Le plan n’a pas fonctionné. Finalement, une passe décisive a transpercé la défense et Cristhian Mosquera a commis une faute sur Khvicha Kvaratskhelia. PSG est simplement meilleur au football. C’est un élément clé de toute cette situation.
Il semble que cela ait été le meilleur plan d’Arteta pour remporter la Ligue des champions. Et pour être honnête, je n’étais pas en faveur d’Arsenal pour ce match (même si je n’étais pas non plus convaincu que le projet de PSG soit le meilleur choix).
Était-ce un bon match ? Une fois le but d’Arsenal marqué, j’étais captivé à l’idée de voir la meilleure attaque tenter de percer la meilleure défense. Cependant, il est fort probable que j’aie assisté à des matchs très similaires, avec d’autres équipes, dans d’autres compétitions, qui m’auraient semblé terriblement ennuyeux. Il est également probable que je vois l’Angleterre peiner à briser un block défensif dans quelques semaines et que je commence à grogner à ce sujet. J’ai quatre décennies de cicatrices de non-performances des Trois Lions à mon actif.
Nous n’approchons pas tous les matchs de la même manière. Si ce match avait eu lieu un autre soir, après avoir vu neuf matchs de Premier League et un match de Cambridge, j’aurais sans doute vérifié mon téléphone en seconde mi-temps. Mais là, je lui ai consacré toute mon attention et je l’ai trouvé captivant.
Aimer ce match ne signifie pas vouloir que chaque rencontre soit ainsi. Il n’est pas nécessaire de le comparer au premier acte de PSG-Bayern Munich. De la même manière, vous ne mangez pas toujours la même chose. Vous pouvez apprécier les œufs et les Haribo, idéalement séparément.
Il existe toujours ce risque de vouloir avoir une opinion différente sur ce match pour paraître plus intelligent, comme un observateur réfléchi du football. Est-ce que je recherche des likes ou simplement un message de Rory Smith pour faire écho à mes pensées ? J’aspire à partager sincèrement mes convictions.

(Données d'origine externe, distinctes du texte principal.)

template <int KEYS>
__device__ __forceinline__ void cand6k(const uint32_t x, const uint4 ca, const uint4 na, const uint32_t c4, const uint32_t c5,
                                       const uint32_t k4, const uint32_t k5, const int neg2, int &m0, int &m1, int &m2)
{
    int n0, n1, n2, n3, n4, n5, p0, p1, p2, p3, p4, p5;
    if constexpr (KEYS == 1) {
        (void)k4, (void)k5;
        asm volatile(
            "v_dot4_u32_u8 %[p0], %[x], %[c0], 0\n\t"
            "v_dot4_u32_u8 %[p1], %[x], %[c1], 0\n\t"
            "v_dot4_u32_u8 %[p2], %[x], %[c2], 0\n\t"
            "v_dot4_u32_u8 %[p3], %[x], %[c3], 0\n\t"
            "v_dot4_u32_u8 %[n4], %[c4], %[c4], 0\n\t"
            "v_dot4_u32_u8 %[p4], %[x], %[c4], 0\n\t"
            "v_dot4_u32_u8 %[n5], %[c5], %[c5], 0\n\t"
            "v_dot4_u32_u8 %[p5], %[x], %[c5], 0\n\t"
            "v_mad_i32_i24 %[n0], %[p0], %[ng], %[k0]\n\t"
            "v_mad_i32_i24 %[n1], %[p1], %[ng], %[k1]\n\t"
            "v_mad_i32_i24 %[n2], %[p2], %[ng], %[k2]\n\t"
            "v_mad_i32_i24 %[n3], %[p3], %[ng], %[k3]\n\t"
            "v_lshl_add_u32 %[n4], %[n4], 8, 16\n\t"
            "v_lshl_add_u32 %[n5], %[n5], 8, 20\n\t"
            "v_mad_i32_i24 %[n4], %[p4], %[ng], %[n4]\n\t"
            "v_mad_i32_i24 %[n5], %[p5], %[ng], %[n5]\n\t"
            "v_min3_i32 %[m0], %[n0], %[n1], %[n2]\n\t"
            "v_med3_i32 %[m1], %[n0], %[n1], %[n2]\n\t"
            "v_max3_i32 %[m2], %[n0], %[n1], %[n2]\n\t"
            "v_med3_i32 %[m2], %[m1], %[m2], %[n3]\n\t"
            "v_med3_i32 %[m1], %[m0], %[m1], %[n3]\n\t"
            "v_min_i32 %[m0], %[m0], %[n3]\n\t"
            "v_med3_i32 %[m2], %[m1], %[m2], %[n4]\n\t"
            "v_med3_i32 %[m1], %[m0], %[m1], %[n4]\n\t"
            "v_min_i32 %[m0], %[m0], %[n4]\n\t"
            "v_med3_i32 %[m2], %[m1], %[m2], %[n5]\n\t"
            "v_med3_i32 %[m1], %[m0], %[m1], %[n5]\n\t"
            "v_min_i32 %[m0], %[m0], %[n5]\n\t"
            : [n0] "=&v"(n0), [n1] "=&v"(n1), [n2] "=&v"(n2), [n3] "=&v"(n3), [n4] "=&v"(n4), [n5] "=&v"(n5), [p0] "=&v"(p0),
              [p1] "=&v"(p1), [p2] "=&v"(p2), [p3] "=&v"(p3), [p4] "=&v"(p4), [p5] "=&v"(p5), [m0] "=&v"(m0), [m1] "=&v"(m1),
              [m2] "=&v"(m2)
            : [x] "v"(x), [c0] "v"(ca.x), [c1] "v"(ca.y), [c2] "v"(ca.z), [c3] "v"(ca.w), [c4] "v"(c4), [c5] "v"(c5), [k0] "v"(na.x),
              [k1] "v"(na.y), [k2] "v"(na.z), [k3] "v"(na.w), [ng] "s"(neg2));
    } else {
        asm volatile(
            "v_dot4_u32_u8 %[p0], %[x], %[c0], 0\n\t"
            "v_dot4_u32_u8 %[p1], %[x], %[c1], 0\n\t"
            "v_dot4_u32_u8 %[p2], %[x], %[c2], 0\n\t"
            "v_dot4_u32_u8 %[p3], %[x], %[c3], 0\n\t"
            "v_dot4_u32_u8 %[p4], %[x], %[c4], 0\n\t"
            "v_dot4_u32_u8 %[p5], %[x], %[c5], 0\n\t"
            "v_mad_i32_i24 %[n0], %[p0], %[ng], %[k0]\n\t"
            "v_mad_i32_i24 %[n1], %[p1], %[ng], %[k1]\n\t"
            "v_mad_i32_i24 %[n2], %[p2], %[ng], %[k2]\n\t"
            "v_mad_i32_i24 %[n3], %[p3], %[ng], %[k3]\n\t"
            "v_mad_i32_i24 %[n4], %[p4], %[ng], %[k4]\n\t"
            "v_mad_i32_i24 %[n5], %[p5], %[ng], %[k5]\n\t"
            "v_min3_i32 %[m0], %[n0], %[n1], %[n2]\n\t"
            "v_med3_i32 %[m1], %[n0], %[n1], %[n2]\n\t"
            "v_max3_i32 %[m2], %[n0], %[n1], %[n2]\n\t"
            "v_med3_i32 %[m2], %[m1], %[m2], %[n3]\n\t"
            "v_med3_i32 %[m1], %[m0], %[m1], %[n3]\n\t"
            "v_min_i32 %[m0], %[m0], %[n3]\n\t"
            "v_med3_i32 %[m2], %[m1], %[m2], %[n4]\n\t"
            "v_med3_i32 %[m1], %[m0], %[m1], %[n4]\n\t"
            "v_min_i32 %[m0], %[m0], %[n4]\n\t"
            "v_med3_i32 %[m2], %[m1], %[m2], %[n5]\n\t"
            "v_med3_i32 %[m1], %[m0], %[m1], %[n5]\n\t"
            "v_min_i32 %[m0], %[m0], %[n5]\n\t"
            : [n0] "=&v"(n0), [n1] "=&v"(n1), [n2] "=&v"(n2), [n3] "=&v"(n3), [n4] "=&v"(n4), [n5] "=&v"(n5), [p0] "=&v"(p0),
              [p1] "=&v"(p1), [p2] "=&v"(p2), [p3] "=&v"(p3), [p4] "=&v"(p4), [p5] "=&v"(p5), [m0] "=&v"(m0), [m1] "=&v"(m1),
              [m2] "=&v"(m2)
            : [x] "v"(x), [c0] "v"(ca.x), [c1] "v"(ca.y), [c2] "v"(ca.z), [c3] "v"(ca.w), [c4] "v"(c4), [c5] "v"(c5), [k0] "v"(na.x),
              [k1] "v"(na.y), [k2] "v"(na.z), [k3] "v"(na.w), [k4] "v"(k4), [k5] "v"(k5), [ng] "s"(neg2));
    }
}

__device__ __forceinline__ uint32_t fine_cell_offset(const uint32_t x)
{
    return ((x >> 2) & 0x3eu) | ((x >> 5) & 0x7c0u) | ((x >> 8) & 0xf800u);
}

struct FineLds {
    uint32_t wide_at, norm_at, pair_at, off_at, ids_at, thr_at;
};

template <int MODE, int KEYS>
__device__ __forceinline__ uint32_t fine_pixel_full(const uint32_t entry, const uint8_t *__restrict__ in, uint8_t *__restrict__ out,
                                                    unsigned long long *__restrict__ flags, const Geo &g, const PalDev &pal,
                                                    const ThrDev &thr, const uint32_t *s_words, const FineLds &at)
{
    const uint32_t mask = entry & 15u;
    const uint32_t p = (entry >> 4) * 4u + (uint32_t)__builtin_ctz(mask | 16u);
    const uint8_t *s_bytes = reinterpret_cast<const uint8_t *>(s_words);
    const uint8_t *b = in + (size_t)p * 3;
    const uint32_t x = (uint32_t)b[0] | ((uint32_t)b[1] << 8) | ((uint32_t)b[2] << 16);
    LeanThr th;
    pixel_threshold<MODE>(p, g, thr, s_words + at.thr_at / 4, 0.0f, 0.0f, 0.0f, th);
    const uint32_t cell2 = fine_cell_offset(x);
    uint32_t c = 0;
    bool done = false, slow = false;
    if (*reinterpret_cast<const uint16_t *>(s_bytes + at.off_at + cell2) == 0) {
        const uint16_t *ids = reinterpret_cast<const uint16_t *>(s_bytes + at.ids_at);
        const uint32_t cell = cell2 >> 1;
        uint32_t lo = 0;
#pragma unroll
        for (uint32_t step = kFineIds / 2; step != 0u; step >>= 1)
            if ((uint32_t)ids[lo + step] <= cell) lo += step;
        if constexpr (KEYS == 0) done = resolve_wide<MODE>(x, th, thr.sh, s_words + at.wide_at / 4 + lo * kWideList, kWideList, c);
        else done = resolve_wide<MODE>(x, th, thr.sh, pal.fine_tab + (uint32_t)pal.fine_win * kFineQuad + lo * kWideList, kWideList, c);
    }
    if (!done) {
        bool hard;
        Leaf lf;
        leaf_find_global<8>(x, pal, lf);
        c = resolve_pixel<MODE, 8>(x, th, lf, g, pal, thr, nullptr, slow, hard);
    }
    uint8_t *o = out + (size_t)p * 3;
    o[0] = (uint8_t)c;
    o[1] = (uint8_t)(c >> 8);
    o[2] = (uint8_t)(c >> 16);
    if (slow) flag_slow_pixel(p, flags, g);
    const uint32_t rest = mask & (mask - 1u);
    return rest ? ((entry & ~15u) | rest) : 0u;
}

Et puis il y a la réaction infinie, que ce soit sur Instagram ou ailleurs. Vous pouvez vous forger vos propres opinions ou vous retrouver en train de faire du « doomscrolling » sur les réseaux sociaux. Que pense ce fan de Manchester City, par exemple ? Ah, voilà mes collègues Jason Cundy et Gabby Agbonlahor dansants au bureau de TalkSport vêtus de maillots de PSG.
Que pense Chris Sutton de ce que Martin Keown pense de ce que Jack Whitehall pense de ce que Jeff Stelling dit sur Arsenal ? Peut-être que vous êtes d’accord avec Ollie Holt sur le fait qu’il est triste que tous les Anglais n’aient pas voulu qu’Arsenal gagne. Vous pourriez même être submergé par vos propres podcasts de club ou écouter et crier sur le mien.
Quel que soit votre avis sur la finale, vous n’avez pas besoin de chercher une opinion qui vous agacera. Peut-être que cet article est précisément cela. Reste alors à choisir : vous désaccordez en silence tout en rangeant votre téléphone, ou bien vous lui répondez avec ferveur. Peut-être que le football a toujours été ainsi.
Même si vous n’avez pas ressenti un pic de dopamine en le criant dans votre salon, vous restiez un créateur de contenu. Désormais, cela se crée pour nous, tous ensemble, en permanence, et même Arteta ne pourra pas trouver un bus suffisamment grand pour nous en protéger.
Bon à savoir
- La dynamique de jeu dans une finale de coupe peut varier considérablement, impactant le style de jeu adopté.
- Les décisions tactiques des entraîneurs peuvent largement influencer l’issue d’un match, parfois de manière inattendue.
- Les perceptions des fans peuvent être influencées par des attentes personnelles et culturelles envers le football.